So, I needed some python code that would remove outliers from a list that contains 3-15 values that range from -1 to 1 (the # of values in the list varies with each iteration of my code).
For instance, if I had this list: [-0.7175272120817555, 0.9837397718584584, -0.36232204136099067, -0.49069507966635584, 0.24974696098557403, -0.0728351680016388, 0.054339948765399715, -0.657257432018868]
The obvious outlier to remove would be 0.98 (2nd value).
So, I found this code as an answer to a similar question:
def reject_outliers(data, m=6):
data=np.array(data)
d = np.abs(data - np.median(data))
mdev = np.median(d)
s = d / (mdev if mdev else 1.)
if data[s<m].tolist() == []:
return data
else:
return data[s < m].tolist()
My question is I'm not sure what changing "m" does to the output of this function. I know that as you lower "m", more values are counted as outliers. But, I want to understand this function like I understand z scores (for instance, I know a z score of 3 refers to 3 standard deviations). So, my question is what does "m" represent, statistically or in terms of standard deviations?

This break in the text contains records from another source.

# zhu-xlab/PFST

Measured on AMD Instinct MI355X. Metric: PFST train-step images/s on 1024² IRRG tiles, higher is better.
Workload: dtype f32 (f16x3 split MFMA: two scaled fp16 pieces per operand, three products, fp32 accumulate); 1 GPU; pfst_pots_irrg2vaih_irrg_deeplabv3plus_r50-d8; global_batch=8, per_gpu_batch=8, tile=1024x1024x3, num_classes=6, parallelism=dp1, weights=seeded random init, conv_math=f16x3

## Files before the change

### pfst_amd/csrc/conv_epilogue.h

```cpp
#pragma once
#include <type_traits>
#include <utility>
#include "common.h"
#ifndef PFST_BNB_LOAD_AUX
#define PFST_BNB_LOAD_AUX 0
#endif
#include "../../include/pfst_hip.h"

typedef float pfst_f32x16 __attribute__((ext_vector_type(16)));

__device__ __forceinline__ bool src_coord(int o, int t, int a, int b, int c0, int div, int lim, int& s) {
  const int v = o * a + t * b + c0;
  const int odd = v & (div - 1);
  s = v >> (div >> 1);
  return (odd == 0) & (s >= 0) & (s < lim);
}

template <int... Is, class F>
__device__ __forceinline__ void static_for_seq(std::integer_sequence<int, Is...>, F&& f) {
  (f(std::integral_constant<int, Is>()), ...);
}
template <int N, class F>
__device__ __forceinline__ void static_for(F&& f) {
  static_for_seq(std::make_integer_sequence<int, N>(), static_cast<F&&>(f));
}

typedef pfst_bnb_fuse_t PfstBnbArgs;

template <int CTRL>
__device__ __forceinline__ float lane_xchg(float v) {
  if (CTRL == 0) return __builtin_bit_cast(float, __builtin_amdgcn_ds_swizzle(__builtin_bit_cast(int, v), 0x401F));
  return __builtin_bit_cast(float, __builtin_amdgcn_update_dpp(0, __builtin_bit_cast(int, v), CTRL, 0xF, 0xF, true));
}
template <int OP>
__device__ __forceinline__ float lane_combine(float a, float b) {
  return OP == 0 ? a + b : (OP == 1 ? fminf(a, b) : fmaxf(a, b));
}
template <int H, int CTRL, int OP = 0>
__device__ __forceinline__ void butterfly_step(float* a, bool upper) {
#pragma unroll
  for (int k = 0; k < H; ++k) {
    const float send = upper ? a[k] : a[k + H];
    const float keep = upper ? a[k + H] : a[k];
    a[k] = lane_combine<OP>(keep, lane_xchg<CTRL>(send));
  }
}
template <int NV, int OP = 0>
__device__ __forceinline__ float half_wave_transpose_reduce(float (&a)[NV], int l31) {
  static_assert(NV == 32 || NV == 16, "one value per accumulator row of a 64- or 32-row wave tile");
  if (NV == 32) {
    butterfly_step<16, 0, OP>(a, (l31 & 16) != 0);
  } else {
#pragma unroll
    for (int k = 0; k < 16; ++k) a[k] = lane_combine<OP>(a[k], lane_xchg<0>(a[k]));
  }
  butterfly_step<8, 0x140, OP>(a, (l31 & 8) != 0);
  butterfly_step<4, 0x141, OP>(a, (l31 & 4) != 0);
  butterfly_step<2, 0x4E, OP>(a, (l31 & 2) != 0);
  butterfly_step<1, 0xB1, OP>(a, (l31 & 1) != 0);
  return a[0];
}
template <int NV>
__device__ __forceinline__ float half_wave_transpose_sum(float (&a)[NV], int l31) { return half_wave_transpose_reduce<NV, 0>(a, l31); }

constexpr int PFST_ROWSUM_LDS_FLOATS = 64 * 20;
__device__ __forceinline__ void wave_lds_phase_fence() {
  __builtin_amdgcn_fence(__ATOMIC_RELEASE, "wavefront");
  __builtin_amdgcn_wave_barrier();
  __builtin_amdgcn_fence(__ATOMIC_ACQUIRE, "wavefront");
}

__device__ __forceinline__ float half_wave_rowsum_lds(const float (&v)[16], float* __restrict__ ws, int lane) {
  float4* wr = reinterpret_cast<float4*>(ws + lane * 20);
  wave_lds_phase_fence();
  wr[0] = make_float4(v[0], v[1], v[2], v[3]);
  wr[1] = make_float4(v[4], v[5], v[6], v[7]);
  wr[2] = make_float4(v[8], v[9], v[10], v[11]);
  wr[3] = make_float4(v[12], v[13], v[14], v[15]);
  wave_lds_phase_fence();
  const int l31 = lane & 31;
  const float* rd = ws + ((lane & 32) + (l31 >> 4)) * 20 + (l31 & 15);
  float s = 0.f;
#pragma unroll
  for (int i = 0; i < 16; ++i) s += rd[i * 40];
  return s + lane_xchg<0>(s);
}
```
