template <bool CONST_A>
__device__ __forceinline__ void wchain2(v4d& r0, v4d& r1, const double* p0, const double* p1, const double* pan, int NB,
                                        int prow, int T, int lane) {
  constexpr int D = kWD2;
  v4d f[D];
#pragma unroll
  for (int d = 0; d < D; ++d) {
    f[d] = ldpk_t<true>(pan, NB, prow, d, lane);
    __builtin_amdgcn_sched_barrier(0);
  }
  v4d c0[2], c1[2];
#pragma unroll
  for (int h = 0; h < 2; ++h) { c0[h] = (v4d){0.0, 0.0, 0.0, 0.0}; c1[h] = (v4d){0.0, 0.0, 0.0, 0.0}; }
  auto mm = [&](const v4d& x, int g) {
    const v4d k0 = wfrag_lds(p0 + g * 256, lane), k1 = wfrag_lds(p1 + g * 256, lane);
#pragma unroll
    for (int s = 0; s < 4; ++s) {
      if (CONST_A) { c0[s & 1] = MFMA_F64(k0[s], x[s], c0[s & 1]); c1[s & 1] = MFMA_F64(k1[s], x[s], c1[s & 1]); }
      else         { c0[s & 1] = MFMA_F64(x[s], k0[s], c0[s & 1]); c1[s & 1] = MFMA_F64(x[s], k1[s], c1[s & 1]); }
    }
  };
  int g = 0;
  for (; g + 2 * D <= T; g += D) {
#pragma unroll
    for (int d = 0; d < D; ++d) {
      mm(f[d], g + d);
      f[d] = ldpk_t<true>(pan, NB, prow, g + d + D, lane);
      __builtin_amdgcn_sched_barrier(0);
    }
  }
  const int rest = T - g - D;
#pragma unroll
  for (int d = 0; d < D; ++d) {
    mm(f[d], g + d);
    if (d < rest) f[d] = ldpk_t<true>(pan, NB, prow, g + d + D, lane);
  }
#pragma unroll
  for (int d = 0; d < D; ++d)
    if (d < rest) mm(f[d], g + D + d);
  r0 = xadd(c0[0], c0[1]);
  r1 = xadd(c1[0], c1[1]);
}

template <bool OP_LDS, bool CONST_A>
__device__ __forceinline__ v4d wchain1(const double* opl, const double* opk, int oprow, const double* pan, int prow, int NB,
                                       int ng, int lane, int g0 = 0) {
  constexpr int D = kWD;
  v4d f[D], o[D];
#pragma unroll
  for (int d = 0; d < D; ++d) {
    f[d] = ldpk_t<true>(pan, NB, prow, g0 + (d < ng ? d : ng - 1), lane);
    if (!OP_LDS) o[d] = ldpk(opk, NB, oprow, g0 + (d < ng ? d : ng - 1), lane);
    __builtin_amdgcn_sched_barrier(0);
  }
  v4d c[4];
#pragma unroll
  for (int s = 0; s < 4; ++s) c[s] = (v4d){0.0, 0.0, 0.0, 0.0};
  auto mm = [&](const v4d& x, const v4d& k) {
#pragma unroll
    for (int s = 0; s < 4; ++s) c[s] = CONST_A ? MFMA_F64(k[s], x[s], c[s]) : MFMA_F64(x[s], k[s], c[s]);
  };
  int g = 0;
  for (; g + 2 * D <= ng; g += D) {
#pragma unroll
    for (int d = 0; d < D; ++d) {
      mm(f[d], OP_LDS ? wfrag_lds(opl + (g0 + g + d) * 256, lane) : o[d]);
      f[d] = ldpk_t<true>(pan, NB, prow, g0 + g + d + D, lane);
      if (!OP_LDS) o[d] = ldpk(opk, NB, oprow, g0 + g + d + D, lane);
      __builtin_amdgcn_sched_barrier(0);
    }
  }
  const int rest = ng - g - D;
#pragma unroll
  for (int d = 0; d < D; ++d) {
    if (g + d < ng) mm(f[d], OP_LDS ? wfrag_lds(opl + (g0 + g + d) * 256, lane) : o[d]);
    if (d < rest) {
      f[d] = ldpk_t<true>(pan, NB, prow, g0 + g + d + D, lane);
      if (!OP_LDS) o[d] = ldpk(opk, NB, oprow, g0 + g + d + D, lane);
    }
  }
#pragma unroll
  for (int d = 0; d < D; ++d)
    if (d < rest) mm(f[d], OP_LDS ? wfrag_lds(opl + (g0 + g + D + d) * 256, lane) : o[d]);
  return xadd(xadd(c[0], c[1]), xadd(c[2], c[3]));
}

__device__ __forceinline__ void wput(double* lds, const WLds& Ld, int slot, const v4d& acc, int lane) {
#pragma unroll
  for (int r = 0; r < 4; ++r) lds[Ld.RES + (slot * 4 + r) * 64 + lane] = acc[r];
}

__device__ __forceinline__ double wave_total(double x) { return quad_sum(row16_sum(x)); }
__device__ __forceinline__ double wave_top(double x) { return quad_max(row16_max(x)); }


__device__ __forceinline__ void wring_partials(WArgsC& a, const WLds& Ld, const XNode& n, double* lds, double pn, int bx,
                                               int lane, int wv) {
  double* dst = a.ring + (size_t)wopaque_s(bx) * 64;
  const double eyc[2] = {lds[Ld.EYX + n.tj], lds[Ld.EYX + 16 + n.tj]};
  const double exc[2] = {lds[Ld.EYX + 32 + n.ti], lds[Ld.EYX + 48 + n.ti]};
#pragma unroll
  for (int c = 0; c < 2; ++c) {
    const double r = row16_sum(pn * eyc[c]);
    if ((lane & 15) == 0) wst1(dst + c * 16 + n.ti, r);
    const double q = quad_sum(exc[c] * pn);
    if (lane < 16) lds[Ld.RY + (wv * 2 + c) * 16 + lane] = q;
  }
}
__device__ __forceinline__ void wring_partials_finish(WArgsC& a, const WLds& Ld, const double* lds, int bx, int tid) {
  if (tid < 32) {
    const double* r = lds + Ld.RY + tid;
// ... 12 lines not shown
  double s = 0.0;
#pragma unroll
  for (int L = 0; L < kWT; ++L) s += (L < T) ? t[L] : 0.0;
  wst1(a.rvec + (size_t)v * 16 * T + 16 * B + r, s);
}
__device__ __forceinline__ void wvec_line(const double* vec, size_t off, const double* opK, int oprow, int NB, int T, int lane_,
                                          double* out, const double* opl = nullptr) {
  const int lane = wopaque(lane_);
  double s = 0.0;
#pragma unroll
  for (int g0 = 0; g0 < kWT; g0 += 8) {
    if (g0 < T) {
      v4d G[8], A[8];
#pragma unroll
      for (int g = 0; g < 8; ++g) {
        const int gc = g0 + g < T ? g0 + g : T - 1;
        if (opl == nullptr) G[g] = ldpk(opK, NB, oprow, gc, lane);
        A[g] = wld4(vec, off + 16 * gc + 4 * (lane >> 4));
      }
#pragma unroll
      for (int g = 0; g < 8; ++g) {
        if (g0 + g < T) {
          const v4d Gg = (opl == nullptr) ? G[g] : wfrag_lds(opl + (g0 + g) * 256, lane);
          s = nm_madd(Gg[0], A[g][0], s); s = nm_madd(Gg[1], A[g][1], s);
          s = nm_madd(Gg[2], A[g][2], s); s = nm_madd(Gg[3], A[g][3], s);
        }
      }
    }
  }
  s = quad_sum(s);
  if (lane < 16) out[lane] = s;
}
struct WVecHalf { double a[8]; };
__device__ __forceinline__ void wvec_issue(WVecHalf& h, const double* vec, size_t off, int g0, int ng, int lane_) {
  const int lane = wopaque(lane_);
#pragma unroll
  for (int g = 0; g < 8; ++g) h.a[g] = xld(vec, off + 16 * (g0 + (g < ng ? g : ng - 1)) + 4 * (lane >> 4) + (lane & 3));
}
__device__ __forceinline__ void wvec_finish(const WVecHalf& h, const double* opl, const double* opK, int oprow, int NB, int g0, int ng,
                                            int lane_, double* out) {
  const int lane = wopaque(lane_);
  v4d G[8];
  if (opl == nullptr) {
#pragma unroll
    for (int g = 0; g < 8; ++g) G[g] = ldpk(opK, NB, oprow, g0 + (g < ng ? g : ng - 1), lane);
  }
  double s0 = 0.0, s1 = 0.0, s2 = 0.0, s3 = 0.0;
#pragma unroll
  for (int g = 0; g < 8; ++g) {
    if (g < ng) {
      const v4d Gg = (opl == nullptr) ? G[g] : wfrag_lds(opl + (g0 + g) * 256, lane);
      s0 = nm_madd(Gg[0], dpp_move<0x00>(h.a[g]), s0); s1 = nm_madd(Gg[1], dpp_move<0x55>(h.a[g]), s1);
      s2 = nm_madd(Gg[2], dpp_move<0xAA>(h.a[g]), s2); s3 = nm_madd(Gg[3], dpp_move<0xFF>(h.a[g]), s3);
    }
  }
  const double s = quad_sum((s0 + s1) + (s2 + s3));
  if (lane < 16) out[lane] = s;
}
__device__ __forceinline__ void wring_line(WArgsC& a, int T, int blk, int lane, int kind, int c, double* out) {
  wvec_line(a.rvec, (size_t)(2 * kind + c) * 16 * T, kind == 0 ? a.GxFK : a.GyFK, blk, a.NB, T, lane, out);
}
__device__ __forceinline__ double wvv(const double* row, const double* vec, size_t off, int n, int lane_) {
  const int lane = wopaque(lane_);
  double s = 0.0;
  if (4 * lane < n) {
    const v4d r = *(const LDC_GLOBAL v4d*)(row + 4 * lane);
    const v4d x = wld4(vec, off + 4 * lane);
    s = nm_madd(r[0], x[0], s); s = nm_madd(r[1], x[1], s); s = nm_madd(r[2], x[2], s); s = nm_madd(r[3], x[3], s);
  }
  return wave_total(s);
// ... 28 lines not shown
  jb.cd[2] = xld(base, WJ_CD2 * 16 + r); jb.cd[3] = xld(base, WJ_CD3 * 16 + r);
  jb.ce[0] = xld(base, WJ_CE0 * 16 + r); jb.ce[1] = xld(base, WJ_CE1 * 16 + r);
  jb.ce[2] = xld(base, WJ_CE2 * 16 + r); jb.ce[3] = xld(base, WJ_CE3 * 16 + r);
  jb.pgs = xld(base, WJ_PGS * 16 + r); jb.pgr = xld(base, WJ_PGR * 16 + r);
  jb.omega = xld(base, WJ_OMEGA * 16 + r); jb.wq = xld(base, WJ_WQ * 16 + r); jb.opl = xld(base, WJ_OPL * 16 + r);
  jb.am1 = xld(base, WJ_UNI * 16 + 0); jb.am2 = xld(base, WJ_UNI * 16 + 1); jb.wc = xld(base, WJ_UNI * 16 + 2);
}
__device__ __forceinline__ void wjob_store(WArgsC& a, const WJob& jb, int T, int lane_, bool all) {
  const int lane = wopaque(lane_);
  double* base = a.jobs + (size_t)wjob_id(jb.kind, jb.blk, T) * kWJobDoubles;
  if (lane < 16) {
    wst1(base + WJ_PGS * 16 + lane, jb.pgs); wst1(base + WJ_PGR * 16 + lane, jb.pgr); wst1(base + WJ_OMEGA * 16 + lane, jb.omega);
    if (all) {
      wst1(base + WJ_UE * 16 + lane, jb.ue); wst1(base + WJ_VE * 16 + lane, jb.ve);
      wst1(base + WJ_CD0 * 16 + lane, jb.cd[0]); wst1(base + WJ_CD1 * 16 + lane, jb.cd[1]);
      wst1(base + WJ_CD2 * 16 + lane, jb.cd[2]); wst1(base + WJ_CD3 * 16 + lane, jb.cd[3]);
      wst1(base + WJ_CE0 * 16 + lane, jb.ce[0]); wst1(base + WJ_CE1 * 16 + lane, jb.ce[1]);
      wst1(base + WJ_CE2 * 16 + lane, jb.ce[2]); wst1(base + WJ_CE3 * 16 + lane, jb.ce[3]);
      wst1(base + WJ_WQ * 16 + lane, jb.wq); wst1(base + WJ_OPL * 16 + lane, jb.opl);
      if (lane == 0) { wst1(base + WJ_UNI * 16 + 0, jb.am1); wst1(base + WJ_UNI * 16 + 1, jb.am2); wst1(base + WJ_UNI * 16 + 2, jb.wc); }
    }
  }
}
enum { WR_JOBLINE = 64, WR_EXTRA = 96, WR_CGX = 97, WR_CGY = 98, WR_CPX = 99, WR_CPY = 100, WR_JOBRING2 = 104 };
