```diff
@@ -250,10 +493,23 @@
         return SWK_ERR_ARG;
     using namespace swk;
     hipStream_t s = (hipStream_t)stream;
+    const int knob = g_wino_bf16s_layout;
     if (cin == 16 && cout == 64) return launch_wino3x3_bf16s<2, 1>(s, src, n, t, weight_s, bias, cout, pl);
-    if (cin == 32 && cout == 128) return launch_wino3x3_bf16s<4, 2>(s, src, n, t, weight_s, bias, cout, pl);
-    if (cin == 48 && cout == 192) return launch_wino3x3_bf16s<6, 3>(s, src, n, t, weight_s, bias, cout, pl);
-    if (cin == 64 && cout == 256) return launch_wino3x3_bf16s<8, 2>(s, src, n, t, weight_s, bias, cout, pl);
+    if (cin == 32 && cout == 128) {
+        const int lay = knob ? knob : 1;
+        if (lay == 2) return launch_wino3x3_bf16s_shared<4, 2, 2, 2, 2>(s, src, n, t, weight_s, bias, cout, pl);
+        return launch_wino3x3_bf16s<4, 2>(s, src, n, t, weight_s, bias, cout, pl);
+    }
+    if (cin == 48 && cout == 192) {
+        const int lay = knob ? knob : 2;
+        if (lay == 2) return launch_wino3x3_bf16s_shared<6, 3, 1, 2, 3>(s, src, n, t, weight_s, bias, cout, pl);
+        return launch_wino3x3_bf16s<6, 3>(s, src, n, t, weight_s, bias, cout, pl);
+    }
+    if (cin == 64 && cout == 256) {
+        const int lay = knob ? knob : 2;
+        if (lay == 2) return launch_wino3x3_bf16s_shared<8, 2, 1, 2, 4>(s, src, n, t, weight_s, bias, cout, pl);
+        return launch_wino3x3_bf16s<8, 2>(s, src, n, t, weight_s, bias, cout, pl);
+    }
     return SWK_ERR_ARG;
 }
 
```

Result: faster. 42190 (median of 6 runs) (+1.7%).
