struct SvbTileLane {
    uint32_t z[16];
    uint32_t key, nbytes;
    int valid;
};
#ifndef S5_SVB_PACKED
#define S5_SVB_PACKED 1
#endif
__device__ __forceinline__ void svb_tile_classify(const int16_t *__restrict__ sig, uint32_t n, uint32_t t0, SvbTileLane &T) {
    const int tid = threadIdx.x;
    const uint32_t i0 = t0 + 16u * tid;
    const int valid = i0 >= n ? 0 : (int)min(16u, n - i0);
#if S5_SVB_PACKED
    {
        typedef unsigned short us2 __attribute__((ext_vector_type(2)));
        typedef short ss2 __attribute__((ext_vector_type(2)));
        auto U = [](uint32_t v) { return __builtin_bit_cast(us2, v); };
        auto W = [](us2 v) { return __builtin_bit_cast(uint32_t, v); };
        uint32_t w[8] = {0u, 0u, 0u, 0u, 0u, 0u, 0u, 0u}, pw = 0u;
        bool ok = valid == 0;
        if (valid == 16) {
            const uint4 a = *reinterpret_cast<const uint4 *>(sig + i0);
            const uint4 b = *reinterpret_cast<const uint4 *>(sig + i0 + 8);
            w[0] = a.x; w[1] = a.y; w[2] = a.z; w[3] = a.w; w[4] = b.x; w[5] = b.y; w[6] = b.z; w[7] = b.w;
            if (i0 > 0) pw = *reinterpret_cast<const uint32_t *>(sig + i0 - 2);
            uint32_t rng = W(U(pw) + us2{0x4000, 0x4000});
#pragma unroll
            for (int j = 0; j < 8; j++) rng |= W(U(w[j]) + us2{0x4000, 0x4000});
            ok = (rng & 0x80008000u) == 0u;
        }
        if (__ballot(!ok) == 0ull) {
            uint32_t A = 0, B = 0;
#pragma unroll
            for (int j = 0; j < 8; j++) {
                const uint32_t xp = __builtin_amdgcn_alignbit(w[j], j ? w[j - 1] : pw, 16);
                const ss2 d = __builtin_bit_cast(ss2, w[j]) - __builtin_bit_cast(ss2, xp);
                const us2 z = __builtin_bit_cast(us2, d) << us2{1, 1} ^ __builtin_bit_cast(us2, d >> ss2{15, 15});
                const us2 c = __builtin_elementwise_min(z >> us2{8, 8}, us2{1, 1});
                T.z[2 * j] = (uint32_t)z.x;
                T.z[2 * j + 1] = (uint32_t)z.y;
                if (j < 4) A |= W(c) << (4 * j); else B |= W(c) << (4 * (j - 4));
            }
            const uint32_t key = ((A | (A >> 14)) & 0xFFFFu) | ((B | (B >> 14)) << 16);
            T.key = key;
            T.nbytes = valid == 16 ? 16u + (uint32_t)__popc(key) : 0u;
            T.valid = valid;
            return;
        }
    }
#endif
    int x[16];
    int prev = 0;
    if (valid == 16) {
        const int4 a = *reinterpret_cast<const int4 *>(sig + i0);
        const int4 b = *reinterpret_cast<const int4 *>(sig + i0 + 8);
        const int w[8] = {a.x, a.y, a.z, a.w, b.x, b.y, b.z, b.w};
#pragma unroll
        for (int q = 0; q < 8; q++) {
            x[2 * q] = (int)(short)(w[q] & 0xFFFF);
            x[2 * q + 1] = w[q] >> 16;
        }
    } else {
#pragma unroll
        for (int q = 0; q < 16; q++) x[q] = q < valid ? (int)sig[i0 + q] : 0;
    }
    if (valid > 0 && i0 > 0) prev = sig[i0 - 1];
    uint32_t key = 0, nbytes = 0;
    const bool full = valid == 16;
#pragma unroll
    for (int q = 0; q < 16; q++) {
        const int d = x[q] - prev;
        prev = x[q];
        T.z[q] = ((uint32_t)d << 1) ^ (uint32_t)(d >> 31);
    }
    if (full) {
#pragma unroll
        for (int q = 0; q < 16; q++) {
            const uint32_t code = (T.z[q] > 0xFFu ? 1u : 0u) + (T.z[q] >> 16);
            key |= code << (2 * q);
            nbytes += code;
        }
        nbytes += 16;
    } else {
#pragma unroll
        for (int q = 0; q < 16; q++) {
            const uint32_t code = (T.z[q] > 0xFFu) + (T.z[q] > 0xFFFFu);
            if (q < valid) {
                key |= code << (2 * q);
                nbytes += code + 1;
            }
        }
    }
    T.key = key;
    T.nbytes = nbytes;
    T.valid = valid;
}
__device__ __forceinline__ void svb_tile_write(const SvbTileLane &T, uint8_t *keys, uint8_t *dp) {
    const int tid = threadIdx.x;
    if (T.valid == 16) {
#pragma unroll
        for (int q = 0; q < 16; q++) {
            *dp++ = (uint8_t)T.z[q];
            if (T.z[q] > 0xFFu) {
                *dp++ = (uint8_t)(T.z[q] >> 8);
                if (T.z[q] > 0xFFFFu) *dp++ = (uint8_t)(T.z[q] >> 16);
            }
        }
    } else {
#pragma unroll
        for (int q = 0; q < 16; q++) {
            if (q < T.valid) {
                *dp++ = (uint8_t)T.z[q];
                if (T.z[q] > 0xFFu) *dp++ = (uint8_t)(T.z[q] >> 8);
                if (T.z[q] > 0xFFFFu) *dp++ = (uint8_t)(T.z[q] >> 16);
            }
        }
    }
    const int nk = (T.valid + 3) >> 2;
#pragma unroll
    for (int q = 0; q < 4; q++)
        if (q < nk) keys[4 * tid + q] = (uint8_t)(T.key >> (8 * q));
}
__device__ __forceinline__ uint32_t svb_encode_tile(const int16_t *__restrict__ sig, uint32_t n, uint32_t t0,
                                                    uint8_t *keys, uint8_t *data, uint32_t *ws, uint32_t room, bool ws_fresh = false) {
    SvbTileLane T;
    svb_tile_classify(sig, n, t0, T);
    if (t0 == 0 && !ws_fresh) __syncthreads();
    uint32_t total;
    const uint32_t off = block_excl_add_alt(T.nbytes, ws, total, t0 / (uint32_t)SVB_TILE);
    if (total > room) return total;
    svb_tile_write(T, keys, data + off);
    return total;
}

__device__ __forceinline__ uint32_t svb_key_bytes(uint32_t n) { return (uint32_t)(((uint64_t)n + 3u) >> 2); }
__device__ __forceinline__ bool svb_count_fits(uint32_t n, uint64_t L) { return 4ull + svb_key_bytes(n) + n <= L; }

These are some other specific questions I have about the function: Why is the median being calculated twice (first of "data" variable and then again for "d"? And what is the purpose of "mdev if mdev else 1."? Lastly, what does "s" represent and why is the cut off s < m? Thank you! Sorry my stats background isn't too great (I'm currently enrolled in an intro to stats course).